Kanji string lengths

Kanji characters are represented as character-type data at the workstation, and as either character-type or graphic-type data at the mainframe. The length of a Japanese character string depends on which workstation is being used and whether the datatype is graphic or character.

Some character sets use a special indicator or code in character-type strings to announce that the following series of characters are double-byte characters. With kanji, this indicator is called a Shift Out (SO) code. An SO code marks the beginning of a double-byte kanji string. The end of the kanji string is marked by a Shift In (SI) code.

When setting field lengths for Japanese character strings, you must include room for these SO/SI codes.

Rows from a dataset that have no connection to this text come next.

New measurement: 2.581 billion, median of 6. +4.8%, better.

```diff
diff --git a/svo_pro_universal_amd/csrc/sparse_align.hip b/svo_pro_universal_amd/csrc/sparse_align.hip
--- a/svo_pro_universal_amd/csrc/sparse_align.hip
+++ b/svo_pro_universal_amd/csrc/sparse_align.hip
@@ -105,7 +105,7 @@
   int32_t lds_img_bytes;
   int32_t rig_build;
   int32_t latency_build;
-  int32_t lds_two_per_cu;
+  int32_t lds_wg_per_cu;
   int32_t ws_lds_bytes;
   int32_t eval_level;
   double* eval_out;
@@ -298,6 +298,11 @@
   unsigned curA[P + 1], curB[P + 1];
   PackedRow<WB + 1> pref_r;
   PackedRow<P + 1> pref_c;
+  PackedRow<P + 1> c0_mixed;
+  if constexpr (RLDS && !CLDS) {
+    cur.template fetch<P + 1>(coff, c0_mixed);
+    cur.template fetch<P + 1>(coff + cur.pitch, pref_c);
+  }
   if constexpr (!RLDS) {
     PackedRow<WB + 1> r0, r1, r2;
     ref.template fetch<WB + 1>(roff, r0);
@@ -327,7 +332,8 @@
 #pragma unroll
   for (int i = 0; i < WB; ++i)
     it2[i] = rwtl * (double)rawB[i] + rwtr * (double)rawB[i + 1] + rwbl * (double)rawA[i] + rwbr * (double)rawA[i + 1];
-  if constexpr (RLDS || CLDS) cur.template row<P + 1>(coff, curB);
+  if constexpr (RLDS && !CLDS) ImgView<false>::unpack<P + 1>(c0_mixed, curB);
+  else if constexpr (CLDS) cur.template row<P + 1>(coff, curB);
 
   constexpr int kRowUnroll = GONLY ? 4 : (ROB ? 1 : (PH == 8 ? 4 : (D == 8 ? 1 : 2)));
 #pragma unroll kRowUnroll
@@ -344,6 +350,11 @@
         cur.template fetch<P + 1>(crow + cur.pitch, pref_c);
       }
       asm volatile("" ::: "memory");
+    } else if constexpr (RLDS && !CLDS) {
+      ImgView<false>::unpack<P + 1>(pref_c, curB);
+      if (y + 1 < PH) cur.template fetch<P + 1>(crow + cur.pitch, pref_c);
+      asm volatile("" ::: "memory");
+      ref.template row<WB + 1>(rrow, rawB);
     } else {
       ref.template row<WB + 1>(rrow, rawB);
       cur.template row<P + 1>(crow, curB);
@@ -763,9 +774,9 @@
 }
 
 constexpr int kStageDoubles = 2 * kWsPairs * 128;
-template <int P, int D, int NT, bool LDS, bool GONLY = false, bool ROB = false>
+template <int P, int D, int NT, bool LDS, bool GONLY = false, bool ROB = false, bool CLDS = LDS>
 __device__ __forceinline__ void accumulate_camera_staged(
-    const AlignKernelArgs& a, const CamPass& cd, const ImgView<LDS>& ref, const ImgView<LDS>& cur, int cw, int ch,
+    const AlignKernelArgs& a, const CamPass& cd, const ImgView<LDS>& ref, const ImgView<CLDS>& cur, int cw, int ch,
     const Rigid& Tcr, double scale, double one_plus_alpha, double beta_d, bool est_alpha, bool est_beta,
     bool robust, bool dist_jac, float weight_scale, int tid, double* stage, const double* jc,
     double (&acc)[GONLY ? D + 1 : AccLayout<D>::NACC], int& nvis, int& changed, int stride = NT)
@@ -827,12 +838,12 @@
         const double rv_tl = vs.x * scale - patch_center_wb;
         const int ru = (int)floor(ru_tl), rv = (int)floor(rv_tl);
         const double rsu = ru_tl - ru, rsv = rv_tl - rv;
-        patch_moments<P, D, LDS, LDS, GONLY, ROB>(ref, cur, ru, rv, rsu, rsv, cu, cv, csu, csv, one_plus_alpha, beta_d,
-                                                  robust, weight_scale, mom);
+        patch_moments<P, D, LDS, CLDS, GONLY, ROB>(ref, cur, ru, rv, rsu, rsv, cu, cv, csu, csv, one_plus_alpha, beta_d,
+                                                   robust, weight_scale, mom);
       }
     }
     if (vis) {
-      if constexpr (LDS) {
+      if constexpr (LDS && CLDS) {
 #pragma unroll
         for (int k = 0; k < AccLayout<D>::NMOM; ++k)
           if (!GONLY || k == 3 || k == 4 || k == 5 || k == 13 || k == 14) asm volatile("" : "+v"(mom[k]));
@@ -1188,14 +1199,16 @@
   static_assert(!LAT || (NT == 256 && !CLUSTER && LPP == 1), "latency build: the 256-thread lane-per-patch geometry");
   static_assert(!RIG || (!CLUSTER && LPP == 1 && (LAT || NT == 512)), "rig build: the two lane-per-patch geometries of small launches");
   static_assert(LPP == 1 || (!CLUSTER && NT == 512 && LPP <= P), "rows geometry: 512 threads, no cluster mode");
-  static_assert(NT == 256 || NT == 512, "workgroups of 256 or 512 threads");
+  static_assert(NT == 128 || NT == 256 || NT == 512, "workgroups of 128, 256 or 512 threads");
+  static_assert(NT != 128 || (!CLUSTER && !LAT && !RIG && LPP == 1), "128 threads: the batch geometry only");
   constexpr bool ROWS = LPP > 1;
   constexpr int D = ILLUM ? 8 : 6;
   constexpr int NACC = AccLayout<D>::NACC;
   constexpr int NW = NT / 64;
 
-  constexpr bool STAGED = NT == 256 && !ROWS;
-  constexpr bool kStageRegs = NT == 256 && !LAT && !CLUSTER && !ROWS;
+  constexpr bool STAGED = (NT == 256 || NT == 128) && !ROWS;
+  constexpr bool kStageRegs = (NT == 256 || NT == 128) && !LAT && !CLUSTER && !ROWS;
+  constexpr bool kHalfLevel = NT == 128;
   extern __shared__ __align__(16) unsigned char lds_img[];
   __shared__ __align__(16) double s_stage[STAGED ? NW * kStageDoubles : 2];
   __shared__ double s_jc[SVOH_MAX_CAMS][kJacConsts];
@@ -1345,7 +1358,7 @@
         o.pwx = cd.pos_world[3 * k + 0]; o.pwy = cd.pos_world[3 * k + 1]; o.pwz = cd.pos_world[3 * k + 2];
         o.fx = cd.f[3 * k + 0]; o.fy = cd.f[3 * k + 1]; o.fz = cd.f[3 * k + 2];
       };
-      constexpr int kBaseDepth = 4;
+      constexpr int kBaseDepth = NT == 128 ? 8 : 4;
       for (int i0 = tid; i0 < cd.n_features; i0 += kBaseDepth * NT) {
         FeatIn in[kBaseDepth];
 #pragma unroll
@@ -1370,8 +1383,7 @@
             sel = !(u_tl_i < 0 || v_tl_i < 0 || u_tl_i >= cols_minus_two - patch_size_wb ||
                     v_tl_i >= rows_minus_two - patch_size_wb);
           }
-          a.wsel[gi] = sel ? 1 : 0;
-          a.wvis[gi] = 0;
+          if (eval_mode) { a.wsel[gi] = sel ? 1 : 0; a.wvis[gi] = 0; }
           if (!sel) *reinterpret_cast<double2*>(ws_pair(ws, 2, gi)) = make_double2(0.0, 0.0);
           if (sel) {
             const double dx = pwx - cd.ref_pos[0];
@@ -1442,6 +1454,19 @@
       stage_level(level, 0);
       lvl_off = 0;
       in_lds = true;
+    }
+    bool half_lds = false;
+    if constexpr (kHalfLevel) {
+      if (!in_lds && n_cams == 1) {
+        const DevImage& him = cams[0].ref[level];
+        if (((him.w * him.h + 15) & ~15) <= a.lds_img_bytes) {
+          __syncthreads();
+          DevImage none = him;
+          none.w = none.h = none.pitch = 0;
+          stage_image_pair<NT, kStageRegs>(lds_img, him, lds_img, none, tid);
+          half_lds = true;
+        }
+      }
     }
     __builtin_amdgcn_s_waitcnt(0x0F70);
     __syncthreads();
@@ -1479,7 +1504,17 @@
               cam_t = (unsigned)(tid - cam_base);
               cam_base += cam_width;
             }
-            if (in_lds) {
+            if (kHalfLevel && half_lds) {
+              if constexpr (kHalfLevel) {
+                ImgView<true> ref;
+                ImgView<false> cur;
+                ref.p = (const __attribute__((address_space(3))) uint8_t*)lds_img; ref.pitch = rim.w;
+                cur.p = cim.data; cur.pitch = cim.pitch;
+                accumulate_camera_staged<P, D, NT, true, G, ROBUST, false>(a, cd, ref, cur, cim.w, cim.h, Tcr, scale, one_plus_alpha, beta_d,
+                                                                                   est_alpha, est_beta, robust, dist_jac, weight_scale, (int)cam_t,
+                                                                                   s_stage + wave * kStageDoubles, s_jc[c], acc_ref, nvis, changed, (int)cam_stride);
+              }
+            } else if (in_lds) {
               ImgView<true> ref, cur;
               ref.p = (const __attribute__((address_space(3))) uint8_t*)(lds_img + off); ref.pitch = rim.w;
               off += ((rim.w * rim.h + 15) & ~15);
@@ -1700,7 +1735,8 @@
 static hipError_t launch_one(hipStream_t st, int grid, size_t lds, AlignKernelArgs args, int32_t* lds_img_launched)
 {
   auto kern = sparse_align_kernel<P, NT, ILLUM, CLUSTER, ROBUST, LPP, LAT, RIG>;
-  if (NT == 256 && args.lds_two_per_cu) {
+  if ((NT == 256 || NT == 128) && args.lds_wg_per_cu > 0) {
+    const size_t share = kLdsPerCu / (size_t)args.lds_wg_per_cu;
     static std::atomic<size_t> static_lds_cache{ 0 };
     size_t static_lds = static_lds_cache.load(std::memory_order_relaxed);
     if (static_lds == 0) {
@@ -1710,7 +1746,7 @@
       static_lds = attr.sharedSizeBytes ? attr.sharedSizeBytes : 1;
       static_lds_cache.store(static_lds, std::memory_order_relaxed);
     }
-    const size_t room = kLdsPerCu / 2 > static_lds ? (kLdsPerCu / 2 - static_lds) & ~(size_t)15 : 0;
+    const size_t room = share > static_lds ? (share - static_lds) & ~(size_t)15 : 0;
     if (lds > room) {
       args.lds_img_bytes -= (int32_t)(lds - room);
       if (args.lds_img_bytes < 0) args.lds_img_bytes = 0;
@@ -1729,6 +1765,7 @@
 static hipError_t launch_nt(hipStream_t st, int nt, int lpp, int grid, size_t lds, const AlignKernelArgs& args, int32_t* lds_img_launched)
 {
   if (args.cluster > 1) return launch_one<P, 256, ILLUM, true, ROBUST>(st, grid, lds, args, lds_img_launched);
+  if (nt == 128) return launch_one<P, 128, ILLUM, false, ROBUST>(st, grid, lds, args, lds_img_launched);
   if (nt == 256) {
     if (args.latency_build) return args.rig_build ? launch_one<P, 256, ILLUM, false, ROBUST, 1, true, true>(st, grid, lds, args, lds_img_launched)
                                                   : launch_one<P, 256, ILLUM, false, ROBUST, 1, true>(st, grid, lds, args, lds_img_launched);
@@ -1747,6 +1784,7 @@
 constexpr int kClusterMinFeatures = 512;
 constexpr int kClusterMaxWorkgroups = 32;
 constexpr int kClusterMaxProblems = 64;
+constexpr int kAlign128MinRounds = 4;
 
 static int validate_options(svoh_ctx* ctx, const svoh_align_options* o)
 {
@@ -1775,11 +1813,12 @@
   int rows = 1;
   bool latency = false;
   bool rig = false;
-  int32_t key() const { return (1 << 30) | (cluster_g & 0xff) | ((nt == 512 ? 1 : 0) << 8) | ((rows & 0xf) << 9) | ((latency ? 1 : 0) << 13) | ((rig ? 1 : 0) << 14); }
+  int32_t key() const { return (1 << 30) | (cluster_g & 0xff) | ((nt == 512 ? 1 : 0) << 8) | ((rows & 0xf) << 9) | ((latency ? 1 : 0) << 13) | ((rig ? 1 : 0) << 14) | ((nt == 128 ? 1 : 0) << 15); }
   static bool from_key(int32_t k, AlignGeometry* g)
   {
-    if (!(k & (1 << 30)) || (k & ~((1 << 30) | 0x7fff))) return false;
-    g->cluster_g = k & 0xff; g->nt = (k >> 8) & 1 ? 512 : 256; g->rows = (k >> 9) & 0xf; g->latency = (k >> 13) & 1; g->rig = (k >> 14) & 1;
+    if (!(k & (1 << 30)) || (k & ~((1 << 30) | 0xffff))) return false;
+    if (((k >> 15) & 1) && (k & 0x7fff) != 0x0200) return false;
+    g->cluster_g = k & 0xff; g->nt = (k >> 15) & 1 ? 128 : (k >> 8) & 1 ? 512 : 256; g->rows = (k >> 9) & 0xf; g->latency = (k >> 13) & 1; g->rig = (k >> 14) & 1;
     return (g->rows == 1 || g->rows == 2 || g->rows == 4 || g->rows == 8) && g->cluster_g != 1 && g->cluster_g <= kClusterMaxWorkgroups;
   }
 };
@@ -1843,10 +1882,13 @@
   if (rows != 2 && rows != 4 && rows != 8) rows = 1;
   if (rows > opt->patch_size || cluster) rows = 1;
   if (rows > 1) nt = 512;
+  const bool can_128 = !cluster && !z.have_rig;
+  if (can_128 && nt == 256 && opt->patch_size == 4 && n_desc >= kAlign128MinRounds * 4 * ctx->num_cus) nt = 128;
   nt = SvohKnobs::or_default(ctx->knobs.align_threads, nt);
   if (cluster) nt = 256;
-  if (nt != 256 && nt != 512) nt = 256;
-  if (nt == 256) rows = 1;
+  if (nt == 128 && !can_128) nt = 256;
+  if (nt != 128 && nt != 256 && nt != 512) nt = 256;
+  if (nt != 512) rows = 1;
   g.nt = nt; g.rows = rows;
   g.latency = nt == 256 && !cluster && n_desc < ctx->num_cus && SvohKnobs::or_default(ctx->knobs.align_latency_build, 1) != 0;
   g.rig = !cluster && n_desc < ctx->num_cus && z.have_rig && (g.latency || nt == 512);
@@ -2081,7 +2123,7 @@
   if (side_kind) SVOH_HIP_TRY(ctx, align_side_setup(ctx, h_desc.ptr, d_desc.ptr, up_base + up_off));
   const AlignGeometry geo = forced ? *forced : decide_geometry(ctx, opt, n_desc, cluster ? S : 0, shape);
   const int overlap_knob = ctx->knobs.align_overlap;
-  const bool lane_kind = n_desc >= ctx->num_cus && geo.nt == 256 && !geo.latency && !cluster && !split && !forced && eval_level < 0 && n_pos_jobs == 0 &&
+  const bool lane_kind = n_desc >= ctx->num_cus && (geo.nt == 256 || geo.nt == 128) && !geo.latency && !cluster && !split && !forced && eval_level < 0 && n_pos_jobs == 0 &&
                          (overlap_knob == kKnobUnset || overlap_knob != 0);
   if (lane_kind) SVOH_HIP_TRY(ctx, align_lane_setup(ctx, h_desc.ptr, d_desc.ptr, up_base + up_off));
   const size_t feat_bytes = feat_slots * (kWsPairs * 16 + 2) + 256;
@@ -2208,12 +2250,12 @@
 #endif
 
   const int nt = geo.nt, rows = geo.rows;
-  size_t lds = (nt == 256) ? 52224 : 78 * 1024;
+  size_t lds = (nt == 256) ? 52224 : (nt == 128) ? 24576 : 78 * 1024;
   args.latency_build = geo.latency ? 1 : 0;
   args.rig_build = geo.rig ? 1 : 0;
-  args.lds_two_per_cu = (nt == 256 && !cluster && ctx->knobs.align_lds == kKnobUnset && ctx->knobs.align_wg_per_cu == kKnobUnset) ? 1 : 0;
+  args.lds_wg_per_cu = (!cluster && ctx->knobs.align_lds == kKnobUnset && ctx->knobs.align_wg_per_cu == kKnobUnset) ? (nt == 256 ? 2 : nt == 128 ? 4 : 0) : 0;
   lds = (size_t)SvohKnobs::or_default(ctx->knobs.align_lds, (int)lds) & ~(size_t)15;
-  const size_t lds_cap = (nt == 256) ? 163840 - 32768 : 153856;
+  const size_t lds_cap = (nt == 256 || nt == 128) ? 163840 - 32768 : 153856;
   if (lds > lds_cap) lds = lds_cap;
   args.ws_lds_bytes = 0;
   if (nt == 512 && !cluster && max_feat_per_problem <= kWsLdsMaxFeatures && lds >= (size_t)kWsLdsMaxFeatures * kWsPairs * 16 + 4096) {
@@ -2222,7 +2264,7 @@
   args.lds_img_bytes = (int32_t)(lds - (size_t)args.ws_lds_bytes);
 
   const bool illum = opt->estimate_illumination_gain || opt->estimate_illumination_offset;
-  int grid = ctx->num_cus * SvohKnobs::or_default(ctx->knobs.align_wg_per_cu, nt == 256 ? 2 : 1);
+  int grid = ctx->num_cus * SvohKnobs::or_default(ctx->knobs.align_wg_per_cu, nt == 256 ? 2 : nt == 128 ? 4 : 1);
   if (grid > n_desc || grid <= 0) grid = n_desc;
   if (cluster) grid = n_desc;
   args.one_each = 0;
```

When sending data from a mainframe to a workstation, you can replace SO/SI codes with blanks by calling the Gateway-Library function TDSETSOI before receiving or sending data.

Graphic datatypes do not use SO/SI codes.

WARNING! When receiving data from a workstation character set that does not use SO/SI codes, IBM_Kanji always inserts the SO/SI codes at the beginning and end of double-byte character strings. If the field length specification does not take this into account, and the length is just long enough for the data itself, some of the data is lost. If a field contains mixed single-byte and double-byte data in more than one kanji string, an SO/SI pair exists for each kanji string.

At the mainframe, the length of graphic-type strings is counted in double-byte (16-bit) characters. Thus, a string of 10 kanji characters has a length of 10.

At the workstation, the length of kanji character strings is counted in bytes. Thus, a string of 10 kanji characters has a length of 20.